As indicated in Equation (7), by adding the correction coefficient to the regularization term D_KLof the loss function L2, it is possible to make the regularization term D_KLof the loss function dependent on the noise ε. For example, since the restoration error D included in the loss function L2 and the regularization term D_KLare dependent on the noise ε, it is possible to suppress deterioration in convergence in training of the variational autoencoder.

Next, an example of a variational autoencoder (generative deep learning model) trained by the information processing apparatus according to the present embodiment will be described. FIG. 1 is a diagram illustrating a variational autoencoder according to the present embodiment. As illustrated in FIG. 1, a variational autoencoder 50 includes an encoder 50a, a decoder 50b, a sampling unit 50c, an addition unit 50d, an encoding information amount generation unit 50e, an error calculation unit 50f, and a correction coefficient calculation unit 50g.

The information processing apparatus inputs the input data x to the encoder 50a. In a case where the input data x is input, the encoder 50a calculates f_φ(X) based on the parameter φ. For example, the encoder 50a outputs the average μ and the standard deviation σ of the latent variable z, based on a calculation result of f_φ(X). The encoder 20a may output the variance σ², instead of the standard deviation σ.

The sampling unit 50c samples ε according to a normal distribution of N(0, σ). The sampling unit 50c outputs the sampled ε (noise ε) to the addition unit 50d. The sampling unit 50c outputs the standard deviation σ (variance σ²) to the correction coefficient calculation unit 50g.

The addition unit 50d adds the average μ and the noise ε, and outputs the latent variable z as an addition result to the decoder 50b and the encoding information amount generation unit 50e.

The encoding information amount generation unit 50e calculates the encoding information amount R based on Equation (1). q(z) included in Equation (1) is indicated by Equation (2). As indicated in Equation (2), q(z) is a normal distribution of N(0, 1). As a distribution of p(z|x) and a distribution of q(z) are more similar to each other, a value of the encoding information amount R is decreased.

D_KLin Equation (1) is an amount of Kullback-Leibler information, and is defined by Equation (8).

$\begin{matrix} D_{KL} (P  Q) = \sum_{i} P (i) \log \frac{P (i)}{Q (i)} & (8) \end{matrix}$

In a case where the latent variable z is input, the decoder 50b calculates g_θ(z), based on the parameter θ. The decoder 50b outputs the output data x′ that is a calculation result of g_θ(z).

The error calculation unit 50f calculates the restoration error D between the input data x and the output data x′. The restoration error D is a distance between the input data x and the output data x′. The error calculation unit 50f may calculate the restoration error D, based on cross-entropy, a sum of squared differences, or the like.

The correction coefficient calculation unit 50g calculates the correction coefficient described above, based on the noise ε and the standard deviation σ (variance σ²). The correction coefficient calculation unit 50g calculates the correction coefficient “ε_j²/σ_j²” for each dimension j.

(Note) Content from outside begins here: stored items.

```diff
diff --git a/sporco_amd/csrc/csc_rows_body.inc b/sporco_amd/csrc/csc_rows_body.inc
--- a/sporco_amd/csrc/csc_rows_body.inc
+++ b/sporco_amd/csrc/csc_rows_body.inc
@@ -52,6 +52,30 @@
     if (NW == 16) return k1 >= (N1 + 1) / 2 ? k1 - (N1 + 1) / 2 : k1;
     if (group_of(N1, NW, k1) == 0) return k1 < 8 ? k1 : (k1 == 16 ? 8 : k1 - 16);
     return k1 < 16 ? k1 - 8 : k1 - 9;
+}
+
+template <int NV>
+__device__ __forceinline__ void rows_sum_store(const double (&acc)[NV], double *scratch, double *dst, bool agent) {
+    const int lane = threadIdx.x & (kWave - 1);
+    const int wave = threadIdx.x / kWave;
+    const int nwave = (blockDim.x + kWave - 1) / kWave;
+    double w[NV];
+#pragma unroll
+    for (int i = 0; i < NV; ++i) w[i] = wave_sum(acc[i]);
+    if (lane == 0) {
+#pragma unroll
+        for (int i = 0; i < NV; ++i) scratch[wave * NV + i] = w[i];
+    }
+    __syncthreads();
+    if (threadIdx.x == 0) {
+#pragma unroll
+        for (int i = 0; i < NV; ++i) {
+            double s = 0.0;
+            for (int j = 0; j < nwave; ++j) s += scratch[j * NV + i];
+            if (agent) sa_store_agent(dst + i, s);
+            else dst[i] = s;
+        }
+    }
 }
 
 __device__ __forceinline__ float soft1(float v, float thr) {
@@ -731,17 +755,98 @@
     double acc[8] = {(double)s_r2, (double)s_s2, (double)s_x2,   (double)s_y2,
                      (double)s_u2, (double)s_l1, (double)s_l21, 0.0};
     const int64_t tile = (int64_t)h * tiles_x + bx;
-    block_sum_store<8, COH>(acc, scratch, a->partials + tile * 8);
+    rows_sum_store<8>(acc, scratch, a->partials + tile * 8, COH || (EMIT_T && a->tail.ticket != nullptr));
+}
+
+__device__ __forceinline__ void rows_finalize_sums(const double *prow, int nrow, int nv_rows, const double *pcol,
+                                                   int ncol, bool dfid, double dfid_scale, double *scratch,
+                                                   double *sums) {
+    constexpr int FT = kFinalizeThreads;
+    const int nv = nv_rows + (dfid ? 1 : 0);
+    const int tid = threadIdx.x, nth = blockDim.x;
+    if (tid < 16) sums[tid] = 0.0;
+    for (int idx = tid; idx < nv * FT; idx += nth) {
+        const int v = idx / FT, t = idx % FT;
+        const double *p = v < nv_rows ? prow + v : pcol;
+        const int n = v < nv_rows ? nrow : ncol;
+        const int64_t st = v < nv_rows ? 8 : 1;
+        double s = 0.0;
+        int b = t;
+        for (; b + 3 * FT < n; b += 4 * FT) {
+            const double v0 = sa_load_agent(p + (int64_t)b * st), v1 = sa_load_agent(p + (int64_t)(b + FT) * st);
+            const double v2 = sa_load_agent(p + (int64_t)(b + 2 * FT) * st),
+                         v3 = sa_load_agent(p + (int64_t)(b + 3 * FT) * st);
+            s = s + v0;
+            s = s + v1;
+            s = s + v2;
+            s = s + v3;
+        }
+        for (; b < n; b += FT) s = s + sa_load_agent(p + (int64_t)b * st);
+        scratch[idx] = s;
+    }
+    __syncthreads();
+    for (int w = FT / 2; w > 0; w >>= 1) {
+        for (int idx = tid; idx < nv * w; idx += nth) {
+            const int v = idx / w, t = idx % w;
+            scratch[v * FT + t] = scratch[v * FT + t] + scratch[v * FT + t + w];
+        }
+        __syncthreads();
+    }
+    if (tid < nv) {
+        const int slots[7] = {SPORCO_AMD_OUT_R2, SPORCO_AMD_OUT_S2, SPORCO_AMD_OUT_AX2, SPORCO_AMD_OUT_Y2,
+                              SPORCO_AMD_OUT_U2, SPORCO_AMD_OUT_L1, SPORCO_AMD_OUT_L21};
+        if (tid < nv_rows) sums[slots[tid]] = scratch[tid * FT] * 1.0;
+        else sums[SPORCO_AMD_OUT_DFID] = scratch[tid * FT] * dfid_scale;
+    }
+    __syncthreads();
+}
+
+template <typename A> __device__ __forceinline__ void rows_post_close(const A &a, int ntiles) {
+    double *scratch = dyn_lds<double>();
+    double *sums = scratch + 8 * kFinalizeThreads;
+    if (a.tail.nv_rows > 0) {
+        rows_finalize_sums(a.partials, ntiles, a.tail.nv_rows, a.tail.part_f, a.tail.n_part_f,
+                           a.tail.want_dfid != 0, a.tail.dfid_scale, scratch, sums);
+    } else {
+        if (threadIdx.x < 16) sums[threadIdx.x] = 0.0;
+        __syncthreads();
+    }
+    if (threadIdx.x == 0) {
+        admm_ctl_update_dev<float>(a.tail.ctl, sums, a.tail.rec, a.tail.index);
+        sa_store_agent(a.tail.ticket, 0u);
+    }
+}
+template <typename A> __device__ __forceinline__ void rows_post_tail(const A &a, int ntiles) {
+    double *scratch = dyn_lds<double>();
+    unsigned *last = reinterpret_cast<unsigned *>(scratch + 8 * kFinalizeThreads + 16);
+    __syncthreads();
+    if (threadIdx.x == 0) {
+        sa_wait_stores();
+        *last = (sa_atomic_inc_agent(a.tail.ticket) + 1u == gridDim.x) ? 1u : 0u;
+    }
+    __syncthreads();
+    if (*last) rows_post_close(a, ntiles);
 }
 
 template <int NW, bool WRITE_X, int MODE, bool EMIT_T, bool JOINT = false, int SF = 0, int N1 = kN1>
 __global__ void __launch_bounds__(NW * 64, (JOINT && EMIT_T && NW == 8) ? 4 : 1)
 rows_inv_post_kernel(const RowsPostArgs<float> a_in) {
-    if (a_in.ctl && (a_in.ctl->stop | (a_in.ctl->emit != (EMIT_T ? 1 : 0)))) return;
     const int tiles_x = JOINT ? a_in.N * (a_in.K >> 5) : (int)((a_in.P + 127) / 128);
+    if (a_in.ctl) {
+        if (a_in.ctl->stop) return;
+        if (a_in.ctl->emit != (EMIT_T ? 1 : 0)) {
+            if constexpr (EMIT_T) {
+                if (a_in.tail.ticket) rows_post_tail(a_in, tiles_x * a_in.H);
+            }
+            return;
+        }
+    }
     rows_tile_loop(a_in, tiles_x, a_in.H, [tiles_x](auto a, int bx, int h) {
         rows_inv_post_tile<NW, WRITE_X, MODE, EMIT_T, JOINT, SF, false, N1>(a, bx, h, tiles_x);
     });
+    if constexpr (EMIT_T) {
+        if (a_in.tail.ticket) rows_post_tail(a_in, tiles_x * a_in.H);
+    }
 }
 
 template <int NW, bool GENERAL, int N1 = kN1, typename AP>
@@ -849,32 +954,7 @@
 
 __device__ __forceinline__ void persist_finalize(const double *prow, int nrow, const double *pcol, int ncol,
                                                  bool dfid, double dfid_scale, double *scratch, double *sums) {
-    constexpr int FT = kFinalizeThreads;
-    const int nv = 6 + (dfid ? 1 : 0);
-    const int tid = threadIdx.x, nth = blockDim.x;
-    if (tid < 16) sums[tid] = 0.0;
-    for (int idx = tid; idx < nv * FT; idx += nth) {
-        const int v = idx / FT, t = idx % FT;
-        const double *p = v < 6 ? prow + v : pcol;
-        const int n = v < 6 ? nrow : ncol, st = v < 6 ? 8 : 1;
-        double s = 0.0;
-        for (int b = t; b < n; b += FT) s = s + sa_load_agent(p + (int64_t)b * st);
-        scratch[idx] = s;
-    }
-    __syncthreads();
-    for (int w = FT / 2; w > 0; w >>= 1) {
-        for (int idx = tid; idx < nv * w; idx += nth) {
-            const int v = idx / w, t = idx % w;
-            scratch[v * FT + t] = scratch[v * FT + t] + scratch[v * FT + t + w];
-        }
-        __syncthreads();
-    }
-    if (tid < nv) {
-        const int slots[7] = {SPORCO_AMD_OUT_R2, SPORCO_AMD_OUT_S2, SPORCO_AMD_OUT_AX2, SPORCO_AMD_OUT_Y2,
-                              SPORCO_AMD_OUT_U2, SPORCO_AMD_OUT_L1, SPORCO_AMD_OUT_DFID};
-        sums[slots[tid]] = scratch[tid * FT] * (tid == 6 ? dfid_scale : 1.0);
-    }
-    __syncthreads();
+    rows_finalize_sums(prow, nrow, 6, pcol, ncol, dfid, dfid_scale, scratch, sums);
 }
 
 template <int NW, int LP>
```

Based on Equation (7), the information processing apparatus calculates a value of the loss function L2, and updates the parameter φ of the encoder 50a and the parameter θ of the decoder 50b such that the value of the loss function L2 is decreased. For example, the information processing apparatus performs optimization indicated in Equation (9).

$\begin{matrix} θ, ϕ = \underset{θ, ϕ}{\arg \min} (E_{x ~ p (x), ε ~ N (0, σ)} [L 2]) & (9) \end{matrix}$

The information processing apparatus acquires the restoration error D from the error calculation unit 50f. The information processing apparatus acquires a value of the regularization term D_KLfrom the encoding information amount generation unit 50e. The information processing apparatus acquires the correction coefficient “ε_j²/σ_j²” for each dimension j from the correction coefficient calculation unit 50g.

Each time the input data x is input to the encoder 50a, the information processing apparatus repeatedly executes the process described above. For example, the information processing apparatus repeatedly executes the process described above until the parameter φ of the encoder 50a and the parameter θ of the decoder 50b converge.

As described above, the information processing apparatus according to the present embodiment gives a correction coefficient to a non-noise dependent normalization term, and updates the parameter φ of the encoder 50a and the parameter θ of the decoder 50b by using the loss function L2 set to the same noise dependent term as a restoration error. Accordingly, it is possible to suppress deterioration in convergence in training of the variational autoencoder 50.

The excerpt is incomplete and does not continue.